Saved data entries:
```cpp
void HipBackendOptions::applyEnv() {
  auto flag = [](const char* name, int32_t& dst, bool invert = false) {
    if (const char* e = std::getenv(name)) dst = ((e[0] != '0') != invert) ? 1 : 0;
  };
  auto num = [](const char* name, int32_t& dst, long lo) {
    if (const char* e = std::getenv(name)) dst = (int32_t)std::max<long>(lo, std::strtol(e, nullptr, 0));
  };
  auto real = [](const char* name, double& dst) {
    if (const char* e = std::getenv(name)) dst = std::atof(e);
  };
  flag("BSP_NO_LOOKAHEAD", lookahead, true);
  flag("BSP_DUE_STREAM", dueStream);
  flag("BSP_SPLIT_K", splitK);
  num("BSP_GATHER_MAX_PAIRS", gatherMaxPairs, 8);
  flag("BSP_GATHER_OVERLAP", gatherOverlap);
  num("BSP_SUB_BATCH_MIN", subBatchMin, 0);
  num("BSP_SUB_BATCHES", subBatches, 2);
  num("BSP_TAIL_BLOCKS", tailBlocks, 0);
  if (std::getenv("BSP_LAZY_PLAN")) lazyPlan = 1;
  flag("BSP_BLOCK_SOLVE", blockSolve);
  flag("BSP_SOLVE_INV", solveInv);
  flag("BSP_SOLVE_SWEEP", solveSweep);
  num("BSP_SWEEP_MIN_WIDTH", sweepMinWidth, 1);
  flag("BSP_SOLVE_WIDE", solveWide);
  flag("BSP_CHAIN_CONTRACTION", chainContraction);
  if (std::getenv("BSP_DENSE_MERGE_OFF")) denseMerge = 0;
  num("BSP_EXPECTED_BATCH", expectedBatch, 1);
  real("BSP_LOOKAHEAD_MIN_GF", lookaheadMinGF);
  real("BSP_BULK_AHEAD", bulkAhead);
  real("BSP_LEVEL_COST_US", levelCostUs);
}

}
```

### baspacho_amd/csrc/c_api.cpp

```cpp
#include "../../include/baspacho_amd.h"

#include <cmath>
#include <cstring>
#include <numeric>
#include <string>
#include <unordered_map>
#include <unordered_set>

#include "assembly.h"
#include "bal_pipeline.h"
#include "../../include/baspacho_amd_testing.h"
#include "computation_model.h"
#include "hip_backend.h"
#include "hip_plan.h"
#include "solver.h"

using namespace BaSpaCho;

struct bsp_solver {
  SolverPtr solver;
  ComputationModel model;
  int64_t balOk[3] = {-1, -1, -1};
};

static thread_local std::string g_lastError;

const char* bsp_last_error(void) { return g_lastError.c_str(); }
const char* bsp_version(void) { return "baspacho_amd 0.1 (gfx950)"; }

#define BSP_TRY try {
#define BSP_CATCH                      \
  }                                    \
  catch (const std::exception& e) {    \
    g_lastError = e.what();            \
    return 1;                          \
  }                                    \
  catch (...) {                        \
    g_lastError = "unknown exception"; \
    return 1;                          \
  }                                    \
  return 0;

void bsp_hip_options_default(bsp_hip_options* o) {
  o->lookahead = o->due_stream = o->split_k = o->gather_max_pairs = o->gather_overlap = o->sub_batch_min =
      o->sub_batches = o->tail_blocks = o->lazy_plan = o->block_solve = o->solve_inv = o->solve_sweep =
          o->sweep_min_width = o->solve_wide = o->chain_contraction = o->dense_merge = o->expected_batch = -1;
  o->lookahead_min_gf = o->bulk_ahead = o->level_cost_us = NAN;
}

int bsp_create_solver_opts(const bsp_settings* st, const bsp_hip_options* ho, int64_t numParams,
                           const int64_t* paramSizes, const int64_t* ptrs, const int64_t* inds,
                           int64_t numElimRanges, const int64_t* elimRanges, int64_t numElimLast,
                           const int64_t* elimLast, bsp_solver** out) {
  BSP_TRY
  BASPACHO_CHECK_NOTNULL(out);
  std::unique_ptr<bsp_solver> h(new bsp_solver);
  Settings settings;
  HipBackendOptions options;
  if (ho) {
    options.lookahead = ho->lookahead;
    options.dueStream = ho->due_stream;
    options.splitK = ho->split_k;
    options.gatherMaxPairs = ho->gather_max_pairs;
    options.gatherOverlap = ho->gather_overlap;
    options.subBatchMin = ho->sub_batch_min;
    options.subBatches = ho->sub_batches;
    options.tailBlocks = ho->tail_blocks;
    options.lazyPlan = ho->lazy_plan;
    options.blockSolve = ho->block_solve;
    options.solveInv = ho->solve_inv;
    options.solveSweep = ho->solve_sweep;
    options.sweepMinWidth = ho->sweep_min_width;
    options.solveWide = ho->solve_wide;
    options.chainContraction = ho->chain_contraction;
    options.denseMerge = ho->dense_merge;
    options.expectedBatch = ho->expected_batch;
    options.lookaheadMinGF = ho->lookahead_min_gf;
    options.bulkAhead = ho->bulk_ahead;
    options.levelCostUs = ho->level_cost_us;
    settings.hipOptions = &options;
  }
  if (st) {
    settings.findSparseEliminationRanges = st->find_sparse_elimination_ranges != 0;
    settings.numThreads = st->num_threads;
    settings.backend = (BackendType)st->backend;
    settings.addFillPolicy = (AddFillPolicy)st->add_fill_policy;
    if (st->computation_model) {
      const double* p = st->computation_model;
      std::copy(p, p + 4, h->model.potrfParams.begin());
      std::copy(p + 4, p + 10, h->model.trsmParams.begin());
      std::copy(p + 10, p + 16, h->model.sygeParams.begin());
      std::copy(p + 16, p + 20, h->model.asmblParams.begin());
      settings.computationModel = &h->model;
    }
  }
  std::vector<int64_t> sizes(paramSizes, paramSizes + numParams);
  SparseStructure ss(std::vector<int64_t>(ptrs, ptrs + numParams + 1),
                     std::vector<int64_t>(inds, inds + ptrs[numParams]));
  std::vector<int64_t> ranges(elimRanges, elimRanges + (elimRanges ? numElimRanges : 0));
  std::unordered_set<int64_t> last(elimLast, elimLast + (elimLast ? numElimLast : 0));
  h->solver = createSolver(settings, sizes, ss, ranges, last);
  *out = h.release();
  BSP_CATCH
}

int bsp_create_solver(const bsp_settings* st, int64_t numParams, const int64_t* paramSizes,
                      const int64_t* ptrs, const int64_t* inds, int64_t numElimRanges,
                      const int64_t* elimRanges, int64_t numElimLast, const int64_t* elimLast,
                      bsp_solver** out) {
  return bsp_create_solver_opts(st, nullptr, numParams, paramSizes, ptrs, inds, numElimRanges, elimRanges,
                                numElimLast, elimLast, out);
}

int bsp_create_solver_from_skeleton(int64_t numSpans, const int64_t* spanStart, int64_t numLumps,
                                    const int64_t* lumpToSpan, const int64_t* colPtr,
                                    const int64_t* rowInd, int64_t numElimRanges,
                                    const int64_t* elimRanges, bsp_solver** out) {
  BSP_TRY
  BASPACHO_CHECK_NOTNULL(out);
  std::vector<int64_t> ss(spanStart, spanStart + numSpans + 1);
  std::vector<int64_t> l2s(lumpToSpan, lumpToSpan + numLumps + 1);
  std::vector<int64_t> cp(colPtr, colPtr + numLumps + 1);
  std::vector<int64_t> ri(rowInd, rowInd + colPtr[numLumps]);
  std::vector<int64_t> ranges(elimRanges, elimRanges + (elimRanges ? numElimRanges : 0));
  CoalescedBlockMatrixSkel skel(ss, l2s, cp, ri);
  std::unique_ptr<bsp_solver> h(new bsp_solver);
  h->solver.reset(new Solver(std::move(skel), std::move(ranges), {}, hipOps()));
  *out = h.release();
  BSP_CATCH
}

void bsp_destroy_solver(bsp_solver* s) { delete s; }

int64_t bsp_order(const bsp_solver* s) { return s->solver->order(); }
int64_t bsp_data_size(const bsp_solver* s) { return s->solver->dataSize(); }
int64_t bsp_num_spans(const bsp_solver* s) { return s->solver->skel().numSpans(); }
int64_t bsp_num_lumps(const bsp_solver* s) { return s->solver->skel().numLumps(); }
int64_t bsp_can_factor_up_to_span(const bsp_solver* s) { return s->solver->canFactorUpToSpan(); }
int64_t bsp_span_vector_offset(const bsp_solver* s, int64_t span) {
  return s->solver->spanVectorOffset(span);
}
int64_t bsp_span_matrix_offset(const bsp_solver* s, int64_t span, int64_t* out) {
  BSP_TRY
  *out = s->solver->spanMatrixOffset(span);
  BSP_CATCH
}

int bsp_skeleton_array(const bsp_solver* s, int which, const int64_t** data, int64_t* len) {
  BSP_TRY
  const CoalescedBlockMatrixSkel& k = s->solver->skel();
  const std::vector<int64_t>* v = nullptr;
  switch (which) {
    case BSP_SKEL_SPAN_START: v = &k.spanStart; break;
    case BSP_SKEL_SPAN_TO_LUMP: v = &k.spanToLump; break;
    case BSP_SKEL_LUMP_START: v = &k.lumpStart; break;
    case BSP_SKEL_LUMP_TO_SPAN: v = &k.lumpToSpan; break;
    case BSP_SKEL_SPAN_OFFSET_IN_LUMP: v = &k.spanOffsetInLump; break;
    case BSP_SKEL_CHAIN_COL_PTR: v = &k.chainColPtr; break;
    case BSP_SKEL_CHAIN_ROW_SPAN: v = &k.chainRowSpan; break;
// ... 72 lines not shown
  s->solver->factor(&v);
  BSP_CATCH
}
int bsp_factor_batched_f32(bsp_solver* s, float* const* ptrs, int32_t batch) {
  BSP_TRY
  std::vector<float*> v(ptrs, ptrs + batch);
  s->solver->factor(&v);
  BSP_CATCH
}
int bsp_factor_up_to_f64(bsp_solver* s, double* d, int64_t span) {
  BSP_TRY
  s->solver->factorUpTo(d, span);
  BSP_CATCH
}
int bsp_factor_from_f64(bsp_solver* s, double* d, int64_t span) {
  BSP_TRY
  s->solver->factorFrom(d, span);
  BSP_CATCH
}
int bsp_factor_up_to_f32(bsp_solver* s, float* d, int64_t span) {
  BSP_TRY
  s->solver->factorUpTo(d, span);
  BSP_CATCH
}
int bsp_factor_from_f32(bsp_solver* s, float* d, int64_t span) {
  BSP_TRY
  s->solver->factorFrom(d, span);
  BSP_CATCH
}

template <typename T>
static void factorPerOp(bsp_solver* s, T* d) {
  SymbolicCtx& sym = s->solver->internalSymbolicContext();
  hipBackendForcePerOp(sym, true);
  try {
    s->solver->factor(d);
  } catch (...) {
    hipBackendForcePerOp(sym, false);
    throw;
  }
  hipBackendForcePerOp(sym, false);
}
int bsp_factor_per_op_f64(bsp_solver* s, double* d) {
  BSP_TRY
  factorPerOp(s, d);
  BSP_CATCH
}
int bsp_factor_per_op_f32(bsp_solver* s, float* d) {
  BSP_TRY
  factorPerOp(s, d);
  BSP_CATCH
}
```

---

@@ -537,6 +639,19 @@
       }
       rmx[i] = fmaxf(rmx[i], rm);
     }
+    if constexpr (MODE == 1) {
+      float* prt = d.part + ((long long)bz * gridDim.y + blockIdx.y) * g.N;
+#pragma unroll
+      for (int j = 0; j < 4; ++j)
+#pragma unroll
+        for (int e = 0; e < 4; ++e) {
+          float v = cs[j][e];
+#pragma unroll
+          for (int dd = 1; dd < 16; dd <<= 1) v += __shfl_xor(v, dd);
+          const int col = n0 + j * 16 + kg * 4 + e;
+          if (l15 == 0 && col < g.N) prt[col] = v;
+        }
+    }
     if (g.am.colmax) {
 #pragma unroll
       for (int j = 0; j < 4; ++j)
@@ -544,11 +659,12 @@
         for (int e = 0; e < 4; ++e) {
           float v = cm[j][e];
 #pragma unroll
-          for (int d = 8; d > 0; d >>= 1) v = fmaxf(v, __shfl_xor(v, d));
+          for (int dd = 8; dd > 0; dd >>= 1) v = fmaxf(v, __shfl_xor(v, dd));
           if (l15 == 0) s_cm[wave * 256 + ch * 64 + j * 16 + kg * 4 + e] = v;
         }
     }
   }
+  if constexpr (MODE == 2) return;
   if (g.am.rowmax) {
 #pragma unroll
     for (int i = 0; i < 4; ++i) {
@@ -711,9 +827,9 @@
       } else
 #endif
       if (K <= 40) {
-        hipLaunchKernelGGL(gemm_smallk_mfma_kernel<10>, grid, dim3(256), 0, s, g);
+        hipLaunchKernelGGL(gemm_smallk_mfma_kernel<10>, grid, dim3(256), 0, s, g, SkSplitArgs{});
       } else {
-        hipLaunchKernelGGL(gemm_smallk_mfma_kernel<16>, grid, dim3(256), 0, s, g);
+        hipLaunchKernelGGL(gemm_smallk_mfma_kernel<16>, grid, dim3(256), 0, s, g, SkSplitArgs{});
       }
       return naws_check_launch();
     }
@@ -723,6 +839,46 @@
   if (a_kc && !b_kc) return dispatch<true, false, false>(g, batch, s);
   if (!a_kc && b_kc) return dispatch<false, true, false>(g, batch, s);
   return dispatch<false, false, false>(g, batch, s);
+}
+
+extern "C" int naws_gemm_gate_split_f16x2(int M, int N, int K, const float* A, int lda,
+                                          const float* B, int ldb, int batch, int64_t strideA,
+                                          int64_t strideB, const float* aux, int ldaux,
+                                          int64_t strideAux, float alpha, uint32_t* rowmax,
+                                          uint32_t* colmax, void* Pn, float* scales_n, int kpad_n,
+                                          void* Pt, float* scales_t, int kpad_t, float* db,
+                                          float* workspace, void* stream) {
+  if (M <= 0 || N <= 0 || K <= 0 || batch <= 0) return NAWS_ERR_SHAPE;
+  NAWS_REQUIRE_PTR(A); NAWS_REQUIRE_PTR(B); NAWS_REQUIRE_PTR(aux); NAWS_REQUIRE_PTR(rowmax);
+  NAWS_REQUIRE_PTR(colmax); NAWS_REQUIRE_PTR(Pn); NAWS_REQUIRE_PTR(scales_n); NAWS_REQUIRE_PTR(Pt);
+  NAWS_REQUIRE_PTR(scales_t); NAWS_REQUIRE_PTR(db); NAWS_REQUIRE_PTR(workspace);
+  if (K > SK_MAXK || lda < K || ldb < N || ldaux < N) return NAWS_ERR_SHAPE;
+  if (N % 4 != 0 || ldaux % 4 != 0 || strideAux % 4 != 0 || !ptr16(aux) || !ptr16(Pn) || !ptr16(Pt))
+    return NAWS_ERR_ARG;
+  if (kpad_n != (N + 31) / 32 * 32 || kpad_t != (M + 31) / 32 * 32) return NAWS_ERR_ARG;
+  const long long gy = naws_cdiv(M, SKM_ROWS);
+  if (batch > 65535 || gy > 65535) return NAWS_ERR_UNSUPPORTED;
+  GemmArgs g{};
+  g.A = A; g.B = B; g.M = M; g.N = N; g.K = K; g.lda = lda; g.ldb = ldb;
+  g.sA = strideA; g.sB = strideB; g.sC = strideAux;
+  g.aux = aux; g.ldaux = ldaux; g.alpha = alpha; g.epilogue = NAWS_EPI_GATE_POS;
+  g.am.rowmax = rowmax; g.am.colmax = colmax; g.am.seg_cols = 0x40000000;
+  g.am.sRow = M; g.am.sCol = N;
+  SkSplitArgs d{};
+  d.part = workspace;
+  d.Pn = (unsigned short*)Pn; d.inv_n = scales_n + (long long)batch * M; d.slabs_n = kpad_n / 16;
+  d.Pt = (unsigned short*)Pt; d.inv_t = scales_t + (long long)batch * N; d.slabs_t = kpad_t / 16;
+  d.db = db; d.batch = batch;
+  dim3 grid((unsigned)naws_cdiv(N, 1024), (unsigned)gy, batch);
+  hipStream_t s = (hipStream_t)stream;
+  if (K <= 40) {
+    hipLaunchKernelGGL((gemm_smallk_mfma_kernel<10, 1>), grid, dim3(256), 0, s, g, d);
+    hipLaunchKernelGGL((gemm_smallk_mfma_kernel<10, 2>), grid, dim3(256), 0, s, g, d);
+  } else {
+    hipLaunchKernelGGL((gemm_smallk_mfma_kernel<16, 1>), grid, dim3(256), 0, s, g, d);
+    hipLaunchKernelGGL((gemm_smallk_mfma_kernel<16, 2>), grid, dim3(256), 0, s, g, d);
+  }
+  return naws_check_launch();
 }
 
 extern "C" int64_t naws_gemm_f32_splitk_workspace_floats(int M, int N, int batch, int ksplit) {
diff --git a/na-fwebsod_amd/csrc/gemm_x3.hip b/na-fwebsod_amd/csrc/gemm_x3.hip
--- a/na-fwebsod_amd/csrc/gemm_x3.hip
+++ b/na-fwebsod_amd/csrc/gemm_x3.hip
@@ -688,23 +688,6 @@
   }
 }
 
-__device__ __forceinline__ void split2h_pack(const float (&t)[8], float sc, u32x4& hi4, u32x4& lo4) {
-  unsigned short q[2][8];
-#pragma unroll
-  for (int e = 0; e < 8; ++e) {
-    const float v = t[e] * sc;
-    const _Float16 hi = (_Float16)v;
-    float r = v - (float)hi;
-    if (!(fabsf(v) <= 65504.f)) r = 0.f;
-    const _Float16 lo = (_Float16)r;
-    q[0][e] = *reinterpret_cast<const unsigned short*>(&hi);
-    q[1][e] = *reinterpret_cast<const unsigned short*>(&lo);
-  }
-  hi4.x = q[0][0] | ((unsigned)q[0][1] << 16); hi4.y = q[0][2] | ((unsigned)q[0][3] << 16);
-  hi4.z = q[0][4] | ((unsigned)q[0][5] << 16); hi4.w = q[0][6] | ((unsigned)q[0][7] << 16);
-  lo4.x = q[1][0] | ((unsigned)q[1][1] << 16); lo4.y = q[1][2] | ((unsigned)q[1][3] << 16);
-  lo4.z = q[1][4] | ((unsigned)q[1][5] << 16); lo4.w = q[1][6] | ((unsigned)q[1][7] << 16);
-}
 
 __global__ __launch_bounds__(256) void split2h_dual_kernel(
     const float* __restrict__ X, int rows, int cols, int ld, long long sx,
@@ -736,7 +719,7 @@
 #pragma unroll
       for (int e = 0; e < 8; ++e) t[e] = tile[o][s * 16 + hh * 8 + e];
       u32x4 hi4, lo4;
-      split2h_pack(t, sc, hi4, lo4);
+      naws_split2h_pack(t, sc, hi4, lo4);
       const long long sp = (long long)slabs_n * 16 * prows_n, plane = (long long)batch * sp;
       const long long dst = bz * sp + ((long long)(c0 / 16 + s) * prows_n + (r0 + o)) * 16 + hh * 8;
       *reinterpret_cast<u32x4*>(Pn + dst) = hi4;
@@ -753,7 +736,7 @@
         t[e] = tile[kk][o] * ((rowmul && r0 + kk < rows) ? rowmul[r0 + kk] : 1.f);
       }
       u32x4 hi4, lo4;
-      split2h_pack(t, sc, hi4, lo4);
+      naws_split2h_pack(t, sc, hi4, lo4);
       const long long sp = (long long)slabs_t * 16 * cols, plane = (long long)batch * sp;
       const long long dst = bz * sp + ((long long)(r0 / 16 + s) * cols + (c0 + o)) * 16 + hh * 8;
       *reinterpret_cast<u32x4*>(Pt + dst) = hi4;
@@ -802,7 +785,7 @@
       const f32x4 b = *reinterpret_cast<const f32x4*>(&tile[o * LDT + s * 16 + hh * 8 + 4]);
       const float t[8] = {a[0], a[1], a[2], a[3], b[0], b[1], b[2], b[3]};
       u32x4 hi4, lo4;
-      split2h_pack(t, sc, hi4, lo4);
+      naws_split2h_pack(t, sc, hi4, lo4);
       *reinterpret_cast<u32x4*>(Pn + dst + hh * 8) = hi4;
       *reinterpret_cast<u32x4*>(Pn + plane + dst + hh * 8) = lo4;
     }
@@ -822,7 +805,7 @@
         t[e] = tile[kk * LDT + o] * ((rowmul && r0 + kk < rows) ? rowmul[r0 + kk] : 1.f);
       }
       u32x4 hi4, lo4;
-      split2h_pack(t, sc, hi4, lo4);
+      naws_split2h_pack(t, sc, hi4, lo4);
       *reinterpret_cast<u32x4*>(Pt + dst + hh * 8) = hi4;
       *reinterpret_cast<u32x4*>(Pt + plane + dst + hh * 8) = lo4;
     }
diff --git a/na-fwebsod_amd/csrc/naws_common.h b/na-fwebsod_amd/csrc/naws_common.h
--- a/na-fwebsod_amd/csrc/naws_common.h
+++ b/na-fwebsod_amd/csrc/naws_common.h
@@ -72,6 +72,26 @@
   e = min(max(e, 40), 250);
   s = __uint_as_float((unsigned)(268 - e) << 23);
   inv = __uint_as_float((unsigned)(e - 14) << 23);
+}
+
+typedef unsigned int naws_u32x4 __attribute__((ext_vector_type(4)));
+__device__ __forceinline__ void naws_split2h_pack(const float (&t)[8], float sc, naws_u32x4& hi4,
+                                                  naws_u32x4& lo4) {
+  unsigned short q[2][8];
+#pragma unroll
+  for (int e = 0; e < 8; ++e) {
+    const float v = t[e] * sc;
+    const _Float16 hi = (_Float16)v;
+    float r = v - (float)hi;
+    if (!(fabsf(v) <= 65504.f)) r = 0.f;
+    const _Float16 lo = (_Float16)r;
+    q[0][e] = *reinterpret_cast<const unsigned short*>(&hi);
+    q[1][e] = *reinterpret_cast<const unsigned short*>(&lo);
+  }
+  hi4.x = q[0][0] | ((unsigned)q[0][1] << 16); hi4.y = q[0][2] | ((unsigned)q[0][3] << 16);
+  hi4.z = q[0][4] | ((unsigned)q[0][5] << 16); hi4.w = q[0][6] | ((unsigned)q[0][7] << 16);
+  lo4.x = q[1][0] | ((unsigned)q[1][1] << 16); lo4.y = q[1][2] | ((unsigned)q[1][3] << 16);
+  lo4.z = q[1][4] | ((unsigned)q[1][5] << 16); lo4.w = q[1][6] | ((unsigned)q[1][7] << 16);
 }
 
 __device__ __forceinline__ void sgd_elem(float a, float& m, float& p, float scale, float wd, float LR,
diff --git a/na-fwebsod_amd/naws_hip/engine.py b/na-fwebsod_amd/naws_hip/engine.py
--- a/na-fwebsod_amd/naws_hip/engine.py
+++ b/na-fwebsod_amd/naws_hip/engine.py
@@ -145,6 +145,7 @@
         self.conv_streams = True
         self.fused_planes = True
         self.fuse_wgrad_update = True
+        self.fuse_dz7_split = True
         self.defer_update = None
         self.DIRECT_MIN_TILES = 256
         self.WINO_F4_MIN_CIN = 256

[Problem description] The lines to extract from the data above begin with the line containing "for (int i = 0;" and end with the line containing "float* B, int". Extract them exactly, including both.

[Output of the task]
     for (int i = 0; i < 4; ++i) {
@@ -711,9 +827,9 @@
       } else
 #endif
       if (K <= 40) {
-        hipLaunchKernelGGL(gemm_smallk_mfma_kernel<10>, grid, dim3(256), 0, s, g);
+        hipLaunchKernelGGL(gemm_smallk_mfma_kernel<10>, grid, dim3(256), 0, s, g, SkSplitArgs{});
       } else {
-        hipLaunchKernelGGL(gemm_smallk_mfma_kernel<16>, grid, dim3(256), 0, s, g);
+        hipLaunchKernelGGL(gemm_smallk_mfma_kernel<16>, grid, dim3(256), 0, s, g, SkSplitArgs{});
       }
       return naws_check_launch();
     }
@@ -723,6 +839,46 @@
   if (a_kc && !b_kc) return dispatch<true, false, false>(g, batch, s);
   if (!a_kc && b_kc) return dispatch<false, true, false>(g, batch, s);
   return dispatch<false, false, false>(g, batch, s);
+}
+
+extern "C" int naws_gemm_gate_split_f16x2(int M, int N, int K, const float* A, int lda,
+                                          const float* B, int ldb, int batch, int64_t strideA,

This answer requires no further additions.